**WHAT IS BEING ASKED:**
The response should contain only those lines of the entries below that include the string "weather".

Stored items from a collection
_ _ _ _ _ _ _

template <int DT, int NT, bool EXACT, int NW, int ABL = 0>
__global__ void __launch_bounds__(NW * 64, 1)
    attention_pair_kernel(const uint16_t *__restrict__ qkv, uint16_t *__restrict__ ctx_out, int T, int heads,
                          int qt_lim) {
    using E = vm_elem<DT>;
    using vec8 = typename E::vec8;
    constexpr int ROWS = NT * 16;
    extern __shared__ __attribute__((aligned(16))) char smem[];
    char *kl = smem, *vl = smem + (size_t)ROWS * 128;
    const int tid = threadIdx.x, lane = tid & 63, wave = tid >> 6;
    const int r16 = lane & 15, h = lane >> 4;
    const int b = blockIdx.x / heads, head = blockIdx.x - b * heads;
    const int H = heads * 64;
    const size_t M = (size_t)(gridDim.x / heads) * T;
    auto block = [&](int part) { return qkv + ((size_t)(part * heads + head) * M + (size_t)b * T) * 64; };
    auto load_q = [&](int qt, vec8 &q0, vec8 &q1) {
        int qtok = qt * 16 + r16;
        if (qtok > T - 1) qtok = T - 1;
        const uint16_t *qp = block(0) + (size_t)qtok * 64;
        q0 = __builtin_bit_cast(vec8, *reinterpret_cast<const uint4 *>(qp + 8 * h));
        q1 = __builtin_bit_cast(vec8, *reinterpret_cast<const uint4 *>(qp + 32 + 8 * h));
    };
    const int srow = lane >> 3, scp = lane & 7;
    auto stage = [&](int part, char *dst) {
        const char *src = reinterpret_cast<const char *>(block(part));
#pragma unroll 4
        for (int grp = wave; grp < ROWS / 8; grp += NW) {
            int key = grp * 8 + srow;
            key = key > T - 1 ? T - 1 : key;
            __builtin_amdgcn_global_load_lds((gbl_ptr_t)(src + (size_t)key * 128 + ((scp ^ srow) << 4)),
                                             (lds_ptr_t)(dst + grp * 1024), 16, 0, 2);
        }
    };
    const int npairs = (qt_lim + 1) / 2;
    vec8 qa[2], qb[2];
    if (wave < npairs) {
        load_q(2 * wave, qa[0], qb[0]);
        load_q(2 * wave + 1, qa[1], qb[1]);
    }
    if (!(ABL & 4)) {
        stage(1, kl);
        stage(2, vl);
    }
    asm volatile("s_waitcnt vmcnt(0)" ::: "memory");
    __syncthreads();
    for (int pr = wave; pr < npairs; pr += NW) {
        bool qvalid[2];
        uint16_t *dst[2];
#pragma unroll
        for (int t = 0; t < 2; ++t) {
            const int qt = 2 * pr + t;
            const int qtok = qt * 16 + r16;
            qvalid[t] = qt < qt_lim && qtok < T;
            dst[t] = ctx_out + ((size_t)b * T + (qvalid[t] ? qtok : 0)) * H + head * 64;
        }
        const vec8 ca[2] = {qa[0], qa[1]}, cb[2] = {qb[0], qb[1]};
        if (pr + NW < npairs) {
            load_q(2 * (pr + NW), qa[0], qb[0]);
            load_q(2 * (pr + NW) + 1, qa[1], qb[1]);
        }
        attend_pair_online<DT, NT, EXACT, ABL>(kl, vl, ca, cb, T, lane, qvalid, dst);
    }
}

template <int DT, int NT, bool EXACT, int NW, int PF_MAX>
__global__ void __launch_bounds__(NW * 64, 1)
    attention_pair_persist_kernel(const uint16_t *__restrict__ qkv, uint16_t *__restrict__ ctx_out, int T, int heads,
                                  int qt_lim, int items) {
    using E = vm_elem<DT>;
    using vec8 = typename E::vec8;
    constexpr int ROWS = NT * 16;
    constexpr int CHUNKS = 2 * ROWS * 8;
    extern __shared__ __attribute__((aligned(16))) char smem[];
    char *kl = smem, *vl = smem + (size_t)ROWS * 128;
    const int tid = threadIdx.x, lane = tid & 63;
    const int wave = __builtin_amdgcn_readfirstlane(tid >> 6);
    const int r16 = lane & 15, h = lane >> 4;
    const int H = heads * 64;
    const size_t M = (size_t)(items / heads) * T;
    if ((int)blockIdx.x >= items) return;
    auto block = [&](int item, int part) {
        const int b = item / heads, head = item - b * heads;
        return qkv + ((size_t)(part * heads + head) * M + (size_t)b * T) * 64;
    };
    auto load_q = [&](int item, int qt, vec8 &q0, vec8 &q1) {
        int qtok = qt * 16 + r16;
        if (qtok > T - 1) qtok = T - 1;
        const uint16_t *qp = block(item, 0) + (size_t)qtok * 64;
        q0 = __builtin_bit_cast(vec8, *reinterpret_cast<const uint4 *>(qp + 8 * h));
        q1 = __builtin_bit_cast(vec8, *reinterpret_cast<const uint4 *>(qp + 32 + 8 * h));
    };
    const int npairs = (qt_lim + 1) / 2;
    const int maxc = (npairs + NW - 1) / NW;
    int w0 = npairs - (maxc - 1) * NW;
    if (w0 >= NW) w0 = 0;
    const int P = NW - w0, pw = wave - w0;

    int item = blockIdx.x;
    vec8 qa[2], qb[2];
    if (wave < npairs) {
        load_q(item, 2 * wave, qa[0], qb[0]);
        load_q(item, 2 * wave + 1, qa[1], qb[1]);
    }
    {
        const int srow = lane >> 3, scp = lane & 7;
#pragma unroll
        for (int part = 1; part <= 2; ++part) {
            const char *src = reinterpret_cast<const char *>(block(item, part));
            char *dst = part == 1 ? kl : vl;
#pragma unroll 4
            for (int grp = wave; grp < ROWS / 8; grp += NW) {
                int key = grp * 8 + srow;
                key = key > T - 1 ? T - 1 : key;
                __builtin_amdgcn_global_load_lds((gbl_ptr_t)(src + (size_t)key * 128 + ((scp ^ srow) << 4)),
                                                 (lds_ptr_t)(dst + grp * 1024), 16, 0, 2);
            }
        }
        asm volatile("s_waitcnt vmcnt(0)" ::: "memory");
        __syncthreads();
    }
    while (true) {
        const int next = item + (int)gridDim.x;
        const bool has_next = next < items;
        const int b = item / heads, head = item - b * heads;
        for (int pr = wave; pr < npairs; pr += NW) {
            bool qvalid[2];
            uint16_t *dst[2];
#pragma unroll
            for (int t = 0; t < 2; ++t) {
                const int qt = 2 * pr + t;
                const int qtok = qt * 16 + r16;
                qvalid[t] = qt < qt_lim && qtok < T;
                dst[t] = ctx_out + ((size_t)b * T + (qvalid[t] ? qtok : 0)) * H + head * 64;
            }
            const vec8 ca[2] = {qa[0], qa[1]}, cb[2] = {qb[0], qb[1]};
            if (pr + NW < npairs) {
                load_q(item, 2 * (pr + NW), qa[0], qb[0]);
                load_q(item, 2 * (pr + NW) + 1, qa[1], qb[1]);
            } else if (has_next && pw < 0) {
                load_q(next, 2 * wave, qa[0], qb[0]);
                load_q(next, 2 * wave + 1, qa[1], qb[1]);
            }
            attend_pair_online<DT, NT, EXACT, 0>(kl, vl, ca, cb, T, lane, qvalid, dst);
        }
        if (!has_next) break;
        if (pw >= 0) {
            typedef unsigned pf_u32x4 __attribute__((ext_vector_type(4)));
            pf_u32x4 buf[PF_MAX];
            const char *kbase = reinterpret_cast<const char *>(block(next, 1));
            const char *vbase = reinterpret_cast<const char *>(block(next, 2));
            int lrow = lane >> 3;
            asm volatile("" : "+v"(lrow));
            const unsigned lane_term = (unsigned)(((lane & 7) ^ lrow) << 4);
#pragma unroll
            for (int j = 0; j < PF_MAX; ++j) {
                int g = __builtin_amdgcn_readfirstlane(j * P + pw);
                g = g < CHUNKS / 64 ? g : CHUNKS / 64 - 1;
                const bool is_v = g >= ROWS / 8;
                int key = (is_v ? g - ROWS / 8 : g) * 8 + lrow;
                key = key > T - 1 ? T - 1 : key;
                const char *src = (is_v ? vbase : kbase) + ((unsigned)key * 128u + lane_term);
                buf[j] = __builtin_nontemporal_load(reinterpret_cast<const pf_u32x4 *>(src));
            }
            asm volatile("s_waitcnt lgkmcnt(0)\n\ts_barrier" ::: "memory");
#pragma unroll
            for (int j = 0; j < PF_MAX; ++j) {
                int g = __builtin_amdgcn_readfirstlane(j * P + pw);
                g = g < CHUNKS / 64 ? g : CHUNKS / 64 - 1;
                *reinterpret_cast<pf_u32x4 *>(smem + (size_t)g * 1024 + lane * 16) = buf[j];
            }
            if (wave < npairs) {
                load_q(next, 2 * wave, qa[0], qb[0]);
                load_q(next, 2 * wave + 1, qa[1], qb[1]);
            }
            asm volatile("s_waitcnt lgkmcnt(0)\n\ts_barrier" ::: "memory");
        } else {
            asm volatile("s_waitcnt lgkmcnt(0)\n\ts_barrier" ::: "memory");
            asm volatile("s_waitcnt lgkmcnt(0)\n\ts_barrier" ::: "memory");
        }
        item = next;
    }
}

_ _ _ _ _ _ _

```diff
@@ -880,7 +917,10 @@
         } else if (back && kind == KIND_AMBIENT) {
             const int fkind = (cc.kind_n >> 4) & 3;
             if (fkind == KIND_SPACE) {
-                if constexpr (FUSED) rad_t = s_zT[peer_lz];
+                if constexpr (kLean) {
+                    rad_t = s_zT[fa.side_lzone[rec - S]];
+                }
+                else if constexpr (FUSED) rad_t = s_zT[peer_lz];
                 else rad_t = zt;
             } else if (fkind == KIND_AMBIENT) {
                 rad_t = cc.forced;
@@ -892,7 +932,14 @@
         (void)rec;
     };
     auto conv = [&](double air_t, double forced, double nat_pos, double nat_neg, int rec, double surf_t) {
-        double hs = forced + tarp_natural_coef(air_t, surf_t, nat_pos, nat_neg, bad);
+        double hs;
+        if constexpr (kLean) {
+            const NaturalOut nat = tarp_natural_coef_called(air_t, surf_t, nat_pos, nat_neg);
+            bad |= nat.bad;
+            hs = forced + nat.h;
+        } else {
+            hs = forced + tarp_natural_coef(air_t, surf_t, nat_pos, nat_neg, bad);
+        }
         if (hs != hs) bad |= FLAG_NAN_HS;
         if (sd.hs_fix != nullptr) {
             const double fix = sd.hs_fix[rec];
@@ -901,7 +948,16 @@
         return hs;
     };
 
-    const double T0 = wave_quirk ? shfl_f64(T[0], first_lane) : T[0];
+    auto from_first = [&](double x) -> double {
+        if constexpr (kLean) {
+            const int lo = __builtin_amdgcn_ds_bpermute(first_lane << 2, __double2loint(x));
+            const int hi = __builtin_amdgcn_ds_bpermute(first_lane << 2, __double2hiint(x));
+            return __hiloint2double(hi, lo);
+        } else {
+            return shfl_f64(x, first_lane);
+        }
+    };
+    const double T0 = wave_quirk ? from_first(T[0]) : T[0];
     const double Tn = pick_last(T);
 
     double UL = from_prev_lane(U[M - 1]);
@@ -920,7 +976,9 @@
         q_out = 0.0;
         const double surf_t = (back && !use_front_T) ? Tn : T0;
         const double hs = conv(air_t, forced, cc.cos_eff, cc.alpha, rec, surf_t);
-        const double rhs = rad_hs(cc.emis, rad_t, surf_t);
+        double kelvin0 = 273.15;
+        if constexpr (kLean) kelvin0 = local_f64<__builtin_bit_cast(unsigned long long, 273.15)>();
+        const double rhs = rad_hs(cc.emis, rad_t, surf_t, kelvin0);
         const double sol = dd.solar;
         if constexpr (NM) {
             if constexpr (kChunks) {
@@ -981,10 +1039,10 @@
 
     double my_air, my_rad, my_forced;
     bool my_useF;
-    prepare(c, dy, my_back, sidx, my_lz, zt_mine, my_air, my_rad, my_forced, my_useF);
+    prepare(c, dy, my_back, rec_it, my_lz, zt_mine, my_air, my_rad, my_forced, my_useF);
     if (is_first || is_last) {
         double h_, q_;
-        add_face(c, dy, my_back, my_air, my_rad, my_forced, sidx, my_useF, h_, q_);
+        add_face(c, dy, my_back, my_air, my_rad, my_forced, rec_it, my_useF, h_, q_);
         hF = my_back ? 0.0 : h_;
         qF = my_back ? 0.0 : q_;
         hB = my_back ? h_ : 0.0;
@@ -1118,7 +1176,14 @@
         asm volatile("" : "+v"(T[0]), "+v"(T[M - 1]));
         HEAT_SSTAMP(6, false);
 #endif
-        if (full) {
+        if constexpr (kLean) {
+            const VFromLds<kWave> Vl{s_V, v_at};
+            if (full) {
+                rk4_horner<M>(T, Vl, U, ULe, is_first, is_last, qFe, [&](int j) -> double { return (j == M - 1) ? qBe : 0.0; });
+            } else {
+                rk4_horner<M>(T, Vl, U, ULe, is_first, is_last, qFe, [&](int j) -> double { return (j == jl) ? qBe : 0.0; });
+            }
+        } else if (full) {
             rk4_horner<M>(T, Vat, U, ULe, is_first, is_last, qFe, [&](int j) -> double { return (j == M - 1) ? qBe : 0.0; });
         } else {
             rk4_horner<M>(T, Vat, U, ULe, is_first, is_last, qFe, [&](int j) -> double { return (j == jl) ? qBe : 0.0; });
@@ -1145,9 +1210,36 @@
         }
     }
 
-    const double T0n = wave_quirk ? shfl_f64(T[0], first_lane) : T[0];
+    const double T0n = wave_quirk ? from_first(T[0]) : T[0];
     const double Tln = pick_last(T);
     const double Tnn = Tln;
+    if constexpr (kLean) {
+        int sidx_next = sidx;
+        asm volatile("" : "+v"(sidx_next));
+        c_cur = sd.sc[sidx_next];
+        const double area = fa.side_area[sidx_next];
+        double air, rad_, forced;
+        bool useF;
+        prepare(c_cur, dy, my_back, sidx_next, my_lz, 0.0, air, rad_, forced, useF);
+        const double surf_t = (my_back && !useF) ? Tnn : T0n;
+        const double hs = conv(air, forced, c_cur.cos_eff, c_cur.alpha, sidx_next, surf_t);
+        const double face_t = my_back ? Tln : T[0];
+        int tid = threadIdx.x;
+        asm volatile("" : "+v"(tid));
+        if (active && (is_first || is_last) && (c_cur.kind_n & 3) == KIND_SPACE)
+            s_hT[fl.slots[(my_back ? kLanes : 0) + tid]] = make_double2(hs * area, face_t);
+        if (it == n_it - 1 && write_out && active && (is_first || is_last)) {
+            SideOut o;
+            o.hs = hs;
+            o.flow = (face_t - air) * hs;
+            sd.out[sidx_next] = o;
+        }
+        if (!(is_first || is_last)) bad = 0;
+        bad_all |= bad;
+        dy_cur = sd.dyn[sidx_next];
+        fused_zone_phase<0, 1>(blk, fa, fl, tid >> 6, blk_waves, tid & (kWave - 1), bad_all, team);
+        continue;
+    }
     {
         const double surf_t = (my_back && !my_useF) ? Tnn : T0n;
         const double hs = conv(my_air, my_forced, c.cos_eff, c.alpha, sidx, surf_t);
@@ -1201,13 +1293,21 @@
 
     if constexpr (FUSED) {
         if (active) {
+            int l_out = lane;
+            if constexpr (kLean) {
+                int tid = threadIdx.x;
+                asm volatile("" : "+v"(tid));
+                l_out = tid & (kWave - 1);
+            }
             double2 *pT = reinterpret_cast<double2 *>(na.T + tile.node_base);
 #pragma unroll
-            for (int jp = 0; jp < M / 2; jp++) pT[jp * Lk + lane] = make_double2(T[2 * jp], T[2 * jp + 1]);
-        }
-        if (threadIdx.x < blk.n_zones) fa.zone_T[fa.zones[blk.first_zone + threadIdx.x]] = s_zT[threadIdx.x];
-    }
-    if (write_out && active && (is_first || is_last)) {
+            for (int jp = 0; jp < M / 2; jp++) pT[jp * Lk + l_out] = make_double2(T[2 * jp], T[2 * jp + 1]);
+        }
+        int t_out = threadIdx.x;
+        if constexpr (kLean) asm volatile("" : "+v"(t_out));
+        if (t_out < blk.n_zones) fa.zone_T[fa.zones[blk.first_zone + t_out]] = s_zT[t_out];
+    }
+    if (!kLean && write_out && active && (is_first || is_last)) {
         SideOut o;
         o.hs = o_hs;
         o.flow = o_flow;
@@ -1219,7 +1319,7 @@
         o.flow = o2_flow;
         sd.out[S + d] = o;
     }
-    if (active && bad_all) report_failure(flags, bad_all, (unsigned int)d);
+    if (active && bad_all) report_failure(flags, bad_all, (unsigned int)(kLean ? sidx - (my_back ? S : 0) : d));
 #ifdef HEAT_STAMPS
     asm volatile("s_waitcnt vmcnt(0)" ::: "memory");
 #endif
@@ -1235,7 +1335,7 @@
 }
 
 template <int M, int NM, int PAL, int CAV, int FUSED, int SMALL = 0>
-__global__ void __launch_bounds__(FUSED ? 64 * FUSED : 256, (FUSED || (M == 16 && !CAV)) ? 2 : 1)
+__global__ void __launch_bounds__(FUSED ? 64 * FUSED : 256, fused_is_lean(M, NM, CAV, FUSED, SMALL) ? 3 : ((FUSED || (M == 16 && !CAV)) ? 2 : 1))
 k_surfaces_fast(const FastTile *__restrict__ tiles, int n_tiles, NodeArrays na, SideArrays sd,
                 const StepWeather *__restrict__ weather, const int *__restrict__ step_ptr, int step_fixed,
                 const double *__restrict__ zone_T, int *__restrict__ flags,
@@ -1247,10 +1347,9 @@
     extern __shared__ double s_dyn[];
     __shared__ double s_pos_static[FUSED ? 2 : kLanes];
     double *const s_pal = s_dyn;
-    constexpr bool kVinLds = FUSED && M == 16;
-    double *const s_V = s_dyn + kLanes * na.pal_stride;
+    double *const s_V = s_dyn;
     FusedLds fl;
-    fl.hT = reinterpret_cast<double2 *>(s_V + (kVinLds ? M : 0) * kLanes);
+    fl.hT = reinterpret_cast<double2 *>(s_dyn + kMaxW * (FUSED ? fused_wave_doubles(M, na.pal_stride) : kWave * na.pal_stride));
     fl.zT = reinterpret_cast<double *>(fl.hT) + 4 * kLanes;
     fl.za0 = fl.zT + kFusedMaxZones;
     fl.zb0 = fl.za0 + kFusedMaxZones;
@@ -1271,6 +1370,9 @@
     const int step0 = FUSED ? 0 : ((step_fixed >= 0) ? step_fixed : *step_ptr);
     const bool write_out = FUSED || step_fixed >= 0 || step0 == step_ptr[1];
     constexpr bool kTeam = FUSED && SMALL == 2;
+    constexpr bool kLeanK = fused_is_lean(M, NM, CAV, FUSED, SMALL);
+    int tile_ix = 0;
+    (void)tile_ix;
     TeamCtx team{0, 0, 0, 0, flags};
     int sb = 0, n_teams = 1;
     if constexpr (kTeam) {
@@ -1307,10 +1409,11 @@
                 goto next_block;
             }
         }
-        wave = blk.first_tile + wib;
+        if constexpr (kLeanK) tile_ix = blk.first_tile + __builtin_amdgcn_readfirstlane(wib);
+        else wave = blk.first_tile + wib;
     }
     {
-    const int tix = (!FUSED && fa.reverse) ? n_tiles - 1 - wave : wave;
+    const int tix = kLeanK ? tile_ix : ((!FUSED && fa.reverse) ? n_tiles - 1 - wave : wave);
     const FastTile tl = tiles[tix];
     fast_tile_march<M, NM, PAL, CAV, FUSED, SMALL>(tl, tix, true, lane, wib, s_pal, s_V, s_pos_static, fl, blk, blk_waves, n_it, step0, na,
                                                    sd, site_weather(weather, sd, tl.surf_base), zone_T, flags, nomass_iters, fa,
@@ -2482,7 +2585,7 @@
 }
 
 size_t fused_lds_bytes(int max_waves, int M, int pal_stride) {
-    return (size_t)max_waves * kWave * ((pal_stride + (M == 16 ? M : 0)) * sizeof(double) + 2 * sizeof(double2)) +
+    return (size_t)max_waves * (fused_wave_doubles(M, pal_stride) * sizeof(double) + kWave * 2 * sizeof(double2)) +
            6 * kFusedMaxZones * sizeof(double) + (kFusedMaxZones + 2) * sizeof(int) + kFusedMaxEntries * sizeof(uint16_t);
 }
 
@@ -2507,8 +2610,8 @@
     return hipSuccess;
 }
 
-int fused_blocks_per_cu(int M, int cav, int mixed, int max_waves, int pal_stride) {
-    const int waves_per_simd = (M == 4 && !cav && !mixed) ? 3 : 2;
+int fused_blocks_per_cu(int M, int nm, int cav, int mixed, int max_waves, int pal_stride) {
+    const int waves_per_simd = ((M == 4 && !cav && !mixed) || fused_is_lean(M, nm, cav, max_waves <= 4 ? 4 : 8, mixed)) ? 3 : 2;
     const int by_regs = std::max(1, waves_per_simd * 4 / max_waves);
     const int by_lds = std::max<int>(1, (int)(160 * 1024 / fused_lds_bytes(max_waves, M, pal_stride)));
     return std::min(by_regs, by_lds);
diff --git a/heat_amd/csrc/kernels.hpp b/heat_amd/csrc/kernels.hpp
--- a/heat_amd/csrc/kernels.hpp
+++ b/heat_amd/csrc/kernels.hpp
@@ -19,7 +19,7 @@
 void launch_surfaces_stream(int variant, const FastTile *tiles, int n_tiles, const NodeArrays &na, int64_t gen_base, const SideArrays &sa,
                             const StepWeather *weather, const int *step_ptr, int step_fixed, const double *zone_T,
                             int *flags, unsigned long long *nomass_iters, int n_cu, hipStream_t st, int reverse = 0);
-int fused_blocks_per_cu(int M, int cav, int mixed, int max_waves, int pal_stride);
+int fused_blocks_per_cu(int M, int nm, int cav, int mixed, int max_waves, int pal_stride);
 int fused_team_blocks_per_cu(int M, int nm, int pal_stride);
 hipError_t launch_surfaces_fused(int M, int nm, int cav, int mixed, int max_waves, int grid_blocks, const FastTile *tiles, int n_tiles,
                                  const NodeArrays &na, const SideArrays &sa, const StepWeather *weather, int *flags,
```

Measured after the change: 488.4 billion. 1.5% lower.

_ _ _ _ _ _ _

**TASK SOLUTION:**
                 const StepWeather *__restrict__ weather, const int *__restrict__ step_ptr, int step_fixed,
                                                    sd, site_weather(weather, sd, tl.surf_base), zone_T, flags, nomass_iters, fa,
                             const StepWeather *weather, const int *step_ptr, int step_fixed, const double *zone_T,
                                  const NodeArrays &na, const SideArrays &sa, const StepWeather *weather, int *flags,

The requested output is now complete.